# abignoli/EdgeGraph3D

Hardware: AMD Instinct MI355X
Metric: triangulated edge-points/sec (higher is better)
Workload: dtype f64

## Files before the change

edgegraph3d_amd/build.py:

```python
import os
import subprocess
import sys

ROOT = os.path.dirname(os.path.dirname(os.path.abspath(__file__)))
PKG = os.path.join(ROOT, "edgegraph3d_amd")
HOST_DIR = os.path.join(PKG, "host")
CSRC_DIR = os.path.join(PKG, "csrc")
INC_DIR = os.path.join(ROOT, "include")

HOST_LIB = os.path.join(PKG, "libeg3d_host.so")
HIP_LIB = os.path.join(PKG, "libeg3d.so")

HOST_FLAGS = ["-O2", "-std=c++17", "-fPIC", "-shared", "-ffp-contract=off", "-fno-fast-math", "-fopenmp", "-Wall"]
HIP_OPT_FLAGS = ["-O2", "-fno-slp-vectorize", "-fno-vectorize", "-mllvm", "-disable-machine-licm", "-mllvm", "-disable-lsr",
                 "-mllvm", "-enable-pre=false", "-mllvm", "-enable-load-pre=false", "-mllvm", "-enable-misched=false"]
HIP_FLAGS = ["--offload-arch=gfx950"] + HIP_OPT_FLAGS + ["-std=c++17", "-fPIC", "-shared", "-ffp-contract=off",
             "-fno-fast-math", "-fhip-fp32-correctly-rounded-divide-sqrt", "-fno-gpu-rdc",
             "-Wall", "-Wno-unused-function", "-Wno-unused-variable", "-Wno-unused-but-set-variable"]


def _newer(target, sources):
    if not os.path.exists(target):
        return True
    t = os.path.getmtime(target)
# ... 111 lines not shown
    src = os.path.join(PKG, "rccl", "eg3d_rccl.hip")
    deps = [src] + _all_sources(INC_DIR, (".h",)) + _all_sources(os.path.join(PKG, "rccl"), (".h",))
    if force or _newer(RCCL_LIB, deps):
        hipcc = os.environ.get("HIPCC", "/opt/rocm/bin/hipcc")
        _run([hipcc, "--offload-arch=gfx950", "-O2", "-std=c++17", "-fPIC", "-shared", "-I", INC_DIR, src,
              "-L/opt/rocm/lib", "-lrccl", "-Wl,-rpath,/opt/rocm/lib", "-o", RCCL_LIB])
    return RCCL_LIB


RESOURCE_BOUNDS = {
    "k3b_expand_t<4, 0, 0>": {"vgpr_spill_count": 120, "private_segment_fixed_size": 224, "group_segment_fixed_size": 10240},
    "k3b_expand_t<4, 0, 1>": {"vgpr_spill_count": 360, "private_segment_fixed_size": 400, "group_segment_fixed_size": 10240},
    "k3b_expand_t<4, 1, 2>": {"vgpr_spill_count": 140, "private_segment_fixed_size": 256, "group_segment_fixed_size": 10240},
    "k3a_orient": {"vgpr_spill_count": 0, "group_segment_fixed_size": 12800},
    "k3a_follow_spec": {"vgpr_spill_count": 0, "group_segment_fixed_size": 12800},
    "k5_gn_filter": {"vgpr_spill_count": 0},
    "k5_gn_filter<unsigned int, true>": {"vgpr_spill_count": 0, "private_segment_fixed_size": 0, "vgpr_count": 57,
                                         "group_segment_fixed_size": 47124},
    "k5_gn_filter<unsigned long, false>": {"vgpr_spill_count": 0, "private_segment_fixed_size": 0, "group_segment_fixed_size": 48164},
    "k6_compact_scatter": {"vgpr_spill_count": 0, "private_segment_fixed_size": 0, "group_segment_fixed_size": 3104},
    "k7_dedup_claim": {"vgpr_spill_count": 0, "private_segment_fixed_size": 0, "group_segment_fixed_size": 2048},
    "k7_dedup_keep": {"vgpr_spill_count": 0, "private_segment_fixed_size": 0, "group_segment_fixed_size": 16},
    "k8_": {"vgpr_spill_count": 0, "private_segment_fixed_size": 0, "group_segment_fixed_size": 0},
    "k9_": {"vgpr_spill_count": 0, "sgpr_spill_count": 0, "private_segment_fixed_size": 0, "group_segment_fixed_size": 2048},
    "k10_": {"vgpr_spill_count": 0, "sgpr_spill_count": 0, "private_segment_fixed_size": 0, "group_segment_fixed_size": 2048},
    "k11_": {"vgpr_spill_count": 0, "sgpr_spill_count": 0, "private_segment_fixed_size": 0, "group_segment_fixed_size": 32},
    "k12_": {"sgpr_spill_count": 0, "private_segment_fixed_size": 0, "group_segment_fixed_size": 0},
    "k12_keys": {"vgpr_spill_count": 0}, "k12_heads": {"vgpr_spill_count": 0}, "k12_compact": {"vgpr_spill_count": 0},
    "k12_view_off": {"vgpr_spill_count": 0}, "k12_common": {"vgpr_spill_count": 0}, "k12_samples": {"vgpr_spill_count": 0},
    "k12_select": {"vgpr_spill_count": 0}, "k12_final": {"vgpr_spill_count": 0},
# ... 103 lines not shown
```

edgegraph3d_amd/csrc/eg3d_api.hip:

```cpp
#include <hip/hip_runtime.h>
#include <hipcub/hipcub.hpp>

#include <algorithm>
#include <cstdio>
#include <cstdlib>

#include <atomic>
#include <chrono>
#include <cmath>
#include <cstring>
#include <memory>
#include <mutex>
#include <string>
#include <thread>
#include <vector>

#include "../../include/eg3d_host.h"
#include "eg3d_api_internal.h"
#include "eg3d_host_copy.h"

thread_local std::string eg3d::api::g_err;
extern "C" const char* eg3d_last_error(void) { return g_err.c_str(); }

static std::atomic<int64_t> g_live_device_bytes{0};
// ... 931 lines not shown

extern "C" int eg3d_probe_sections_raw(eg3d_ctx* c, double* sum16, uint32_t* n_chains) {
  if (!c || !sum16) return EG3D_ERR_ARG;
  std::vector<ChainOut> co(c->last_nc ? c->last_nc : 1);
  if (c->last_nc) HIP_TRY(hipMemcpy(co.data(), c->b_couts.p, sizeof(ChainOut) * c->last_nc, hipMemcpyDeviceToHost));
  for (int k = 0; k < 16; k++) sum16[k] = 0;
  for (uint32_t j = 0; j < c->last_nc; j++)
    for (int k = 0; k < 16; k++) sum16[k] += (double)co[j].tsec[k];
  if (n_chains) *n_chains = c->last_nc;
  return EG3D_OK;
}

#ifndef EG3D_ONE_SECTION
namespace eg3d { int gn_dbg_read(unsigned long long* out, int reset); }
extern "C" int eg3d_probe_gn(unsigned long long* out128, int reset) { return eg3d::gn_dbg_read(out128, reset); }
#endif

extern "C" int eg3d_probe_hyp_sections(eg3d_ctx* c, double* sum, double* slowest, uint32_t* counts) {
  if (!c || !sum || !slowest || !counts) return EG3D_ERR_ARG;
  const uint32_t n = c->last_nhyp;
  std::vector<HypResult> r(n ? n : 1);
  if (n) HIP_TRY(hipMemcpy(r.data(), c->b_res.p, sizeof(HypResult) * n, hipMemcpyDeviceToHost));
  for (int k = 0; k < 6; k++) sum[k] = slowest[k] = 0;
  for (int k = 0; k < 5; k++) counts[k] = 0;
  counts[0] = n;
  for (uint32_t h = 0; h < n; h++) {
    if (r[h].status & HYP_TRI) counts[1]++;
    if (r[h].status & HYP_D1) counts[2]++;
    if (r[h].status & HYP_D2) counts[3]++;
    if (hyp_compatible(r[h].status, r[h].n1, r[h].n2)) counts[4]++;
// ... 15 lines not shown
```

edgegraph3d_amd/csrc/eg3d_api_internal.h:

```cpp
#pragma once
#include <hip/hip_runtime.h>

#include <algorithm>
#include <chrono>
#include <cstdlib>
#include <cstring>
#include <initializer_list>
#include <memory>
#include <mutex>
#include <string>
#include <vector>
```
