 constexpr unsigned long long ENC_DOM_NONFINITE = 1, ENC_DOM_RANGE = 2;
-constexpr size_t ENC_LDS_BYTES = (size_t)2 * ENC_H * 8;
-template <bool F64IN>
-__global__ void __launch_bounds__(512, 4) k_fft_encode(const void *Dv, int shift0, const double4 *tb, const uint16_t *tinv,
-                                                      double *pc_out, unsigned long long *tie_count, const double2 *costab, int sexp, double band, double band_rel) {
+constexpr size_t ENC_IMAGE_BYTES = (size_t)2 * ENC_H * 8;
+constexpr size_t ENC_LDS_BYTES = ENC_IMAGE_BYTES + 1024;
+static_assert(sizeof(EncAux) <= 1024, "EncAux outgrew its LDS");
+template <bool F64IN, typename T>
+__device__ __forceinline__ bool enc_plaintext(const void *Dv, int shift0, const double4 *tb, const uint16_t *tinv, double *pc_out, unsigned long long *tie_count,
+                                              const double2 *costab, int sexp, double band, double band_rel, double fast_rel, double *lds) {
+    constexpr bool FAST = std::is_same<T, double>::value;
+    static_assert(!(FAST && F64IN), "the plain-fp64 path encodes genotype rows only");
+    using dd = T;
+    auto mk = [](double h) { return fx_const<T>(h, 0.0); };
     unsigned near_tie = 0;
-    extern __shared__ double lds[];
     double *RE = lds, *IM = lds + ENC_H;
+    EncAux *aux = reinterpret_cast<EncAux *>(lds + 2 * ENC_H);
     const int n = SFG_SLOTS, h = ENC_H, tid = threadIdx.x;
     const int shift = shift0 + blockIdx.x;
     const int nrot = F64IN ? 0 : SFG_D * (shift / SFG_D);
     const int8_t *row = (const int8_t *)Dv + (size_t)shift * n;
     const double *rowd = (const double *)Dv + (size_t)shift * n;
     int8_t *rowl = reinterpret_cast<int8_t *>(lds);
+    if (!FAST) __syncthreads();
     if (!F64IN) reinterpret_cast<uint4 *>(rowl)[tid] = reinterpret_cast<const uint4 *>(row)[tid];
+    if (tid == 0) aux->count = 0;
     __syncthreads();
     dd xr[8], xi[8], yr[8], yi[8];
     auto exchange = [&](dd (&sr)[8], dd (&si)[8], dd (&dr)[8], dd (&di)[8], auto widx, auto ridx, auto wave, bool entry_barrier) {
@@ -226,29 +271,42 @@
         auto sync = [&]() { if (WAVE) __builtin_amdgcn_fence(__ATOMIC_ACQ_REL, "wavefront"); else __syncthreads(); };
         if (SFG_ENC_DIAG & 4) { for (int k = 0; k < 8; k++) { dr[k] = sr[k]; di[k] = si[k]; } return; }
         if (entry_barrier) __syncthreads(); else sync();
-#pragma unroll
-        for (int k = 0; k < 8; k++) { const int p = padj(widx(k)); RE[p] = sr[k].hi; IM[p] = si[k].hi; }
-        sync();
-#pragma unroll
-        for (int k = 0; k < 8; k++) { const int p = padj(ridx(k)); dr[k].hi = RE[p]; di[k].hi = IM[p]; }
-        sync();
-#pragma unroll
-        for (int k = 0; k < 8; k++) { const int p = padj(widx(k)); RE[p] = sr[k].lo; IM[p] = si[k].lo; }
-        sync();
-#pragma unroll
-        for (int k = 0; k < 8; k++) { const int p = padj(ridx(k)); dr[k].lo = RE[p]; di[k].lo = IM[p]; }
+        if constexpr (FAST) {
+#pragma unroll
+            for (int k = 0; k < 8; k++) { const int p = padj(widx(k)); RE[p] = sr[k]; IM[p] = si[k]; }
+            sync();
+#pragma unroll
+            for (int k = 0; k < 8; k++) { const int p = padj(ridx(k)); dr[k] = RE[p]; di[k] = IM[p]; }
+        } else {
+#pragma unroll
+            for (int k = 0; k < 8; k++) { const int p = padj(widx(k)); RE[p] = sr[k].hi; IM[p] = si[k].hi; }
+            sync();
+#pragma unroll
+            for (int k = 0; k < 8; k++) { const int p = padj(ridx(k)); dr[k].hi = RE[p]; di[k].hi = IM[p]; }
+            sync();
+#pragma unroll
+            for (int k = 0; k < 8; k++) { const int p = padj(widx(k)); RE[p] = sr[k].lo; IM[p] = si[k].lo; }
+            sync();
+#pragma unroll
+            for (int k = 0; k < 8; k++) { const int p = padj(ridx(k)); dr[k].lo = RE[p]; di[k].lo = IM[p]; }
+        }
     };
     const std::false_type wg_wide; const std::true_type wave_local;
+    int sabs = 0;
 #pragma unroll
     for (int a = 0; a < 8; a++) {
         const int m = a * 512 + tid;
         int t0 = (int)tinv[2 * m] - nrot, t1 = (int)tinv[2 * m + 1] - nrot;
         t0 += t0 < 0 ? n : 0; t1 += t1 < 0 ? n : 0;
-        if (F64IN) { xr[a] = dd_make(rowd[t0], 0.0); xi[a] = dd_make(rowd[t1], 0.0); }
-        else { xr[a] = dd_make((double)rowl[t0], 0.0); xi[a] = dd_make((double)rowl[t1], 0.0); }
+        if (F64IN) { xr[a] = mk(rowd[t0]); xi[a] = mk(rowd[t1]); }
+        else {
+            const int v0 = rowl[t0], v1 = rowl[t1];
+            xr[a] = mk((double)v0); xi[a] = mk((double)v1);
+            if (FAST) sabs += (v0 < 0 ? -v0 : v0) + (v1 < 0 ? -v1 : v1);
+        }
     }
     bool out_of_domain = false;
-    if (F64IN) {
+    if constexpr (F64IN) {
         double s = 0.0;
 #pragma unroll
         for (int a = 0; a < 8; a++) s += __builtin_fabs(xr[a].hi) + __builtin_fabs(xi[a].hi);
@@ -261,6 +319,16 @@
         for (int w = 0; w < 8; w++) s += lds[w];
         if (!__builtin_isfinite(s)) { if (tid == 0) atomicOr(tie_count + 3, ENC_DOM_NONFINITE); }
         else band = __builtin_fmax(band, s * band_rel);
+    }
+    if constexpr (FAST) {
+#pragma unroll
+        for (int o = 32; o > 0; o >>= 1) sabs += __shfl_xor(sabs, o);
+        if ((tid & 63) == 0) aux->red[tid >> 6] = (double)sabs;
+        __syncthreads();
+        double s = 0.0;
+#pragma unroll
+        for (int w = 0; w < 8; w++) s += aux->red[w];
+        band = __builtin_fmax(band, fma(s, fast_rel, 0x1p-40));
     }
     dif_radix8<512, !F64IN>(xr, xi, tb + ENC_TB_P512, tid);
     {
@@ -278,47 +346,67 @@
     dd Ar[5], Ai[5], Br[5], Bi[5];
     const int npair = tid == 0 ? 5 : 4;
     __syncthreads();
-#pragma unroll
-    for (int d4 = 0; d4 < 8; d4++) { const int p = padj_fin((int)((__brev((unsigned)d4) >> 29) << 9) | cbase); RE[p] = yr[d4].hi; IM[p] = yi[d4].hi; }
-    __syncthreads();
-#pragma unroll
-    for (int i = 0; i < 5; i++) if (i < npair) {
-        const int c = tid + 512 * i, pa = padj_fin(c), pb = padj_fin((h - c) & (h - 1));
-        Ar[i].hi = RE[pa]; Ai[i].hi = IM[pa]; Br[i].hi = RE[pb]; Bi[i].hi = -IM[pb];
-    }
-    __syncthreads();
-#pragma unroll
-    for (int d4 = 0; d4 < 8; d4++) { const int p = padj_fin((int)((__brev((unsigned)d4) >> 29) << 9) | cbase); RE[p] = yr[d4].lo; IM[p] = yi[d4].lo; }
-    __syncthreads();
-#pragma unroll
-    for (int i = 0; i < 5; i++) if (i < npair) {
-        const int c = tid + 512 * i, pa = padj_fin(c), pb = padj_fin((h - c) & (h - 1));
-        Ar[i].lo = RE[pa]; Ai[i].lo = IM[pa]; Br[i].lo = RE[pb]; Bi[i].lo = -IM[pb];
-    }
-    int tie_j = -1; unsigned tie_n = 0;
-    auto note = [&](int j) { tie_j = j; tie_n++; };
+    if constexpr (FAST) {
+#pragma unroll
+        for (int d4 = 0; d4 < 8; d4++) { const int p = padj_fin((int)((__brev((unsigned)d4) >> 29) << 9) | cbase); RE[p] = yr[d4]; IM[p] = yi[d4]; }
+        __syncthreads();
+#pragma unroll
+        for (int i = 0; i < 5; i++) if (i < npair) {
+            const int c = tid + 512 * i, pa = padj_fin(c), pb = padj_fin((h - c) & (h - 1));
+            Ar[i] = RE[pa]; Ai[i] = IM[pa]; Br[i] = RE[pb]; Bi[i] = -IM[pb];
+        }
+    } else {
+#pragma unroll
+        for (int d4 = 0; d4 < 8; d4++) { const int p = padj_fin((int)((__brev((unsigned)d4) >> 29) << 9) | cbase); RE[p] = yr[d4].hi; IM[p] = yi[d4].hi; }
+        __syncthreads();
+#pragma unroll
+        for (int i = 0; i < 5; i++) if (i < npair) {
+            const int c = tid + 512 * i, pa = padj_fin(c), pb = padj_fin((h - c) & (h - 1));
+            Ar[i].hi = RE[pa]; Ai[i].hi = IM[pa]; Br[i].hi = RE[pb]; Bi[i].hi = -IM[pb];
+        }
+        __syncthreads();
+#pragma unroll
+        for (int d4 = 0; d4 < 8; d4++) { const int p = padj_fin((int)((__brev((unsigned)d4) >> 29) << 9) | cbase); RE[p] = yr[d4].lo; IM[p] = yi[d4].lo; }
+        __syncthreads();
+#pragma unroll
+        for (int i = 0; i < 5; i++) if (i < npair) {
+            const int c = tid + 512 * i, pa = padj_fin(c), pb = padj_fin((h - c) & (h - 1));
+            Ar[i].lo = RE[pa]; Ai[i].lo = IM[pa]; Br[i].lo = RE[pb]; Bi[i].lo = -IM[pb];
+        }
+    }
+    unsigned tie_n = 0;
+    auto note = [&](int j) {
+        tie_n++;
+        if (!F64IN) { const int slot = atomicAdd(&aux->count, 1); if (slot < ENC_LIST) aux->list[slot] = j; }
+    };
+    auto round_c = [&](dd w, bool &in) -> double {
+        if constexpr (FAST) return fast_round(w, in, band);
+        else return dd_round_away<F64IN>(w, near_tie, band, in);
+    };
+    auto mag = [](dd w) -> double { if constexpr (FAST) return w; else return w.hi; };
     auto recomb = [&](int c, dd Ar, dd Ai, dd Br, dd Bi) {
         constexpr bool GRID = !F64IN;
-        auto radd = [](dd a, dd b) { return GRID ? dd_make(a.hi + b.hi, a.lo + b.lo) : dd_add(a, b); };
-        auto rsub = [](dd a, dd b) { return GRID ? dd_make(a.hi - b.hi, a.lo - b.lo) : dd_sub(a, b); };
-        auto half = [](dd a) { return dd_make(a.hi * 0.5, a.lo * 0.5); };
-        if (SFG_ENC_DIAG & 2) { pc[c] = Ar.hi; if (c > 0) pc[n - c] = Ai.hi; if (c < h / 2) { pc[h - c] = Br.hi; pc[n - (h - c)] = Bi.hi; } return; }
+        auto radd = [](dd a, dd b) { if constexpr (FAST) return a + b; else return GRID ? dd_make(a.hi + b.hi, a.lo + b.lo) : dd_add(a, b); };
+        auto rsub = [](dd a, dd b) { if constexpr (FAST) return a - b; else return GRID ? dd_make(a.hi - b.hi, a.lo - b.lo) : dd_sub(a, b); };
+        auto half = [](dd a) { if constexpr (FAST) return a * 0.5; else return dd_make(a.hi * 0.5, a.lo * 0.5); };
+        auto dot_raw = [](dd a, dd w, dd b, dd x, double sgn) { if constexpr (FAST) return fx_dot2<true>(a, w, b, x, sgn); else return dd_dot2_raw(a, w, b, x, sgn); };
+        if (SFG_ENC_DIAG & 2) { pc[c] = mag(Ar); if (c > 0) pc[n - c] = mag(Ai); if (c < h / 2) { pc[h - c] = mag(Br); pc[n - (h - c)] = mag(Bi); } return; }
         const bool nt = SFG_ENC_DIAG & 16;
         const double4 wo = nt ? make_double4(0.7 + c * 1e-9, 1e-18, 0.3, 1e-18) : tb[ENC_TB_RW + c];
         const double4 zc = nt ? make_double4(0.6 + c * 1e-9, 1e-18, 0.4, 1e-18) : tb[ENC_TB_RZ + c];
         dd Xr = half(radd(Ar, Br)), Xi = half(radd(Ai, Bi));
         dd Dr = rsub(Ar, Br), Di = rsub(Ai, Bi);
         dd Or = Di, Oi = dd_neg(Dr);
-        dd wor = dd_make(wo.x, wo.y), woi = dd_make(wo.z, wo.w);
+        dd wor = fx_const<T>(wo.x, wo.y), woi = fx_const<T>(wo.z, wo.w);
         dd Yr = fx_dot2<GRID>(Or, wor, Oi, woi, -1.0), Yi = fx_dot2<GRID>(Or, woi, Oi, wor, 1.0);
         {
             dd Wr = radd(Xr, Yr), Wi = radd(Xi, Yi);
-            dd zr = dd_make(zc.x, zc.y), zi = dd_make(zc.z, zc.w);
-            dd wr = dd_dot2_raw(Wr, zr, Wi, zi, -1.0), wi = dd_dot2_raw(Wr, zi, Wi, zr, 1.0);
+            dd zr = fx_const<T>(zc.x, zc.y), zi = fx_const<T>(zc.z, zc.w);
+            dd wr = dot_raw(Wr, zr, Wi, zi, -1.0), wi = dot_raw(Wr, zi, Wi, zr, 1.0);
             bool in0, in1 = false;
-            pc[c] = dd_round_away<F64IN>(wr, near_tie, band, in0);
-            if (c > 0) pc[n - c] = -dd_round_away<F64IN>(wi, near_tie, band, in1);
-            if (F64IN) out_of_domain |= !(__builtin_fabs(wr.hi) < 0x1p53) | !(__builtin_fabs(wi.hi) < 0x1p53);
+            pc[c] = round_c(wr, in0);
+            if (c > 0) pc[n - c] = -round_c(wi, in1);
+            if (F64IN) { const double m0 = mag(wr), m1 = mag(wi); out_of_domain |= !(__builtin_fabs(m0) < 0x1p53) | !(__builtin_fabs(m1) < 0x1p53); }
             if (in0) note(c);
             if (in1) note(n - c);
         }
@@ -326,12 +414,12 @@
             const int cc = h - c;
             const double4 zh = nt ? make_double4(0.5 + c * 1e-9, 1e-18, 0.45, 1e-18) : tb[ENC_TB_RZ2 + c];
             dd Wr = rsub(Xr, Yr), Wi = dd_neg(rsub(Xi, Yi));
-            dd zr = dd_make(zh.x, zh.y), zi = dd_make(zh.z, zh.w);
-            dd wr = dd_dot2_raw(Wr, zr, Wi, zi, -1.0), wi = dd_dot2_raw(Wr, zi, Wi, zr, 1.0);
+            dd zr = fx_const<T>(zh.x, zh.y), zi = fx_const<T>(zh.z, zh.w);
+            dd wr = dot_raw(Wr, zr, Wi, zi, -1.0), wi = dot_raw(Wr, zi, Wi, zr, 1.0);
             bool in0, in1 = false;
-            pc[cc] = dd_round_away<F64IN>(wr, near_tie, band, in0);
-            if (cc < h) pc[n - cc] = -dd_round_away<F64IN>(wi, near_tie, band, in1);
-            if (F64IN) out_of_domain |= !(__builtin_fabs(wr.hi) < 0x1p53) | !(__builtin_fabs(wi.hi) < 0x1p53);
+            pc[cc] = round_c(wr, in0);
+            if (cc < h) pc[n - cc] = -round_c(wi, in1);
+            if (F64IN) { const double m0 = mag(wr), m1 = mag(wi); out_of_domain |= !(__builtin_fabs(m0) < 0x1p53) | !(__builtin_fabs(m1) < 0x1p53); }
             if (in0) note(cc);
             if (in1) note(n - cc);
         }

★ ★ ★ ★ ★ ★ ★

• [How to complete this task]
Scan the records above for the string "ChainOut", then select every line that holds it.

• [Exercise response]
  std::vector<ChainOut> co(c->last_nc ? c->last_nc : 1);
  if (c->last_nc) HIP_TRY(hipMemcpy(co.data(), c->b_couts.p, sizeof(ChainOut) * c->last_nc, hipMemcpyDeviceToHost));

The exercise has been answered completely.